Ülkemizde, “teknik iflas”
durumundaki şirketlerin “gerçek iflas” sürecine girmeleri, hem özellikle kamu
bankaları eliyle yürütülen kredi pompalamaları hem de tebliğ gibi idari işlemlerle
yapılan düzenlemelerle imkânsız bir hale getirilmiştir. Nitekim, bu durumun bir
sonucu olarak, basında “Borsada zarar eden şirketler marttan bu yana ortalama
yüzde 218 yükseldi” şeklinde haberler yayımlanmaktadır. (https://www.haberturk.com/zarar-edenlerin-hisseleri-uctu-haberler-2834622-ekonomi)
Bu haberlerde dikkat çekilen durumun ortaya çıkma nedenlerinden biri de
yukarıda bahsettiğim Tebliğdir.

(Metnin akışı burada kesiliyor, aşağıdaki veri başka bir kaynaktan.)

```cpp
typedef int gtnx_status_t;
#define GTNX_OK 0
#define GTNX_INVALID_ARGUMENT 1
#define GTNX_LOGIC_ERROR 2
#define GTNX_RUNTIME_ERROR 3
#define GTNX_OUT_OF_RANGE 4
#define GTNX_DEVICE_ERROR 5

typedef struct gtnx_graph_s* gtnx_graph_t;

#define GTNX_EPSILON (-1)

const char* gtnx_last_error(void);
const char* gtnx_version(void);
const char* gtnx_backend(void);
// ... 95 lines not shown
gtnx_status_t gtnx_items_n(const gtnx_graph_t* g, int n, float* out);
gtnx_status_t gtnx_items_device_n(const gtnx_graph_t* g, int n, void* device_out);
gtnx_status_t gtnx_grads_device_n(const gtnx_graph_t* g, int n, void* device_out, const int64_t* offsets);
gtnx_status_t gtnx_grads_bind_device_n(const gtnx_graph_t* g, int n, void* device_out, const int64_t* offsets);

gtnx_status_t gtnx_clone(gtnx_graph_t g, int projection , gtnx_graph_t* out);
gtnx_status_t gtnx_concat(const gtnx_graph_t* g, int n, gtnx_graph_t* out);
gtnx_status_t gtnx_closure(gtnx_graph_t g, gtnx_graph_t* out);
gtnx_status_t gtnx_union(const gtnx_graph_t* g, int n, gtnx_graph_t* out);
gtnx_status_t gtnx_remove(gtnx_graph_t g, int ilabel, int olabel, gtnx_graph_t* out);

typedef struct gtnx_batch_s* gtnx_batch_t;
gtnx_status_t gtnx_batch_from_graphs(const gtnx_graph_t* g, int n, gtnx_batch_t* out);
gtnx_status_t gtnx_batch_ctc_targets(const int* labels, const int* lengths, int n, int blank, int calc_grad,
                                     gtnx_batch_t* out);
gtnx_status_t gtnx_batch_asg_force_align(const int* labels, const int* lengths, int n, gtnx_graph_t transitions,
                                         int n_labels, gtnx_batch_t* out);
gtnx_status_t gtnx_batch_linear(int n, int M, int N, int calc_grad, const void* device_weights, int borrow,
                                gtnx_batch_t* out);
gtnx_status_t gtnx_batch_linear_rows(int n, int M, int N, const int* rows, int calc_grad, const void* device_weights,
                                     int borrow, gtnx_batch_t* out);
gtnx_status_t gtnx_batch_destroy(gtnx_batch_t b);
gtnx_status_t gtnx_batch_size(gtnx_batch_t b, int* out);
gtnx_status_t gtnx_batch_get(gtnx_batch_t b, int i, gtnx_graph_t* out);
gtnx_status_t gtnx_batch_negate(gtnx_batch_t a, gtnx_batch_t* out);
gtnx_status_t gtnx_batch_add(gtnx_batch_t a, gtnx_batch_t b, gtnx_batch_t* out);
gtnx_status_t gtnx_batch_subtract(gtnx_batch_t a, gtnx_batch_t b, gtnx_batch_t* out);
gtnx_status_t gtnx_batch_subtract_into(gtnx_batch_t a, gtnx_batch_t b, void* items_device, gtnx_batch_t* out);
gtnx_status_t gtnx_batch_compose(gtnx_batch_t a, gtnx_batch_t b, gtnx_batch_t* out);
gtnx_status_t gtnx_batch_intersect(gtnx_batch_t a, gtnx_batch_t b, gtnx_batch_t* out);
// ... 61 lines not shown
```

Baseline: 935,700 losses/s.

## Add fused CTC loss path building targets, band forward and backward in few launches

Adds a fused CTC loss route that builds the target records, the band pair table and the arena on the host in one pass. One head kernel both emits the CTC target records and copies the pair table from pinned memory, then runs band forward (writing loss = norm - score directly) and band backward with constant seed deltas. This skips the separate linear batch, intersect, the two forwardScore calls, the subtract and the generic backward dispatch. It costs a large new code path that declines to the old route on unusual shapes, and it reads pinned host memory directly from a kernel.

```diff
diff --git a/gtn_amd/_capi.py b/gtn_amd/_capi.py
--- a/gtn_amd/_capi.py
+++ b/gtn_amd/_capi.py
@@ -132,6 +132,9 @@
     "gtnx_batch_edit_distance": [C.c_void_p, C.c_int64, C.c_void_p, C.c_void_p, C.c_int64, C.c_void_p, C.c_int, C.c_int,
                                  C.c_int, C.c_int, C.c_void_p, C.c_void_p],
     "gtnx_batch_edit_distance_stats": [c_i64_p, c_i64_p],
+    "gtnx_batch_ctc_loss_fused": [C.c_void_p, C.c_void_p, C.c_void_p, C.c_int, C.c_int, C.c_int, C.c_int, C.c_void_p,
+                                  C.c_void_p, C.c_void_p, C.c_int, C.c_void_p, C.POINTER(C.c_int), C.POINTER(C.c_double)],
+    "gtnx_batch_ctc_fused_stats": [c_i64_p, c_i64_p],
     "gtnx_batch_backward": [c_graph, C.c_int],
     "gtnx_batch_items": [c_graph, C.c_void_p],
     "gtnx_batch_items_device": [c_graph, C.c_void_p],
diff --git a/gtn_amd/criteria/ctc_criterion.h b/gtn_amd/criteria/ctc_criterion.h
--- a/gtn_amd/criteria/ctc_criterion.h
+++ b/gtn_amd/criteria/ctc_criterion.h
@@ -56,6 +56,16 @@
   if (frames)
     for (int b = 0; b < B; ++b)
       if (frames[b] < 1 || frames[b] > T) throw std::invalid_argument("[ctcLossBatch] a frame count outside 1 .. T");
+  if (emissions && lengths && lossDev) {
+    Batch fused;
+    double hms[3] = {0, 0, 0};
+    if (Batch::ctcLossFused(emissions, labels, lengths, B, T, C, blank, frames, lossDev, gradDev, targetGrad, &fused, hms) ==
+        GTNX_CTC_FUSED_TAKEN) {
+      if (times) *times = {hms[0], 0, 0, hms[1], hms[2]};
+      if (targetsOut) *targetsOut = std::move(fused);
+      return;
+    }
+  }
   auto t0 = now();
   Batch ctcs = Batch::ctcTargets(labels, lengths, B, blank, targetGrad);
   auto t1 = now();
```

Tebliğle; yani kamu eliyle, "zombi şirketler"in, “gerçek”
iflas sürecine girmeleri açıkça engellenmektedir.
Şirketlerin batmalarının engellenmesi bir politik tercih olarak hayata geçirilebilir; ancak, bunun açık bir şekilde, Kanun'la ve piyasa dinamiklerini bozmadan yapılması gerekir. Gelecekte, kredi yapılandırmaları
gerçekleşmez ve şirketlerin yabancı para cinsi yükümlülüklerden doğan kur farkı
zararları, kira, amortisman ve personel giderleri dayanılmaz bir hale gelirse, bu
şirketlerin borçları da doğrudan kamunun/toplumun üzerine yıkılmış olacaktır.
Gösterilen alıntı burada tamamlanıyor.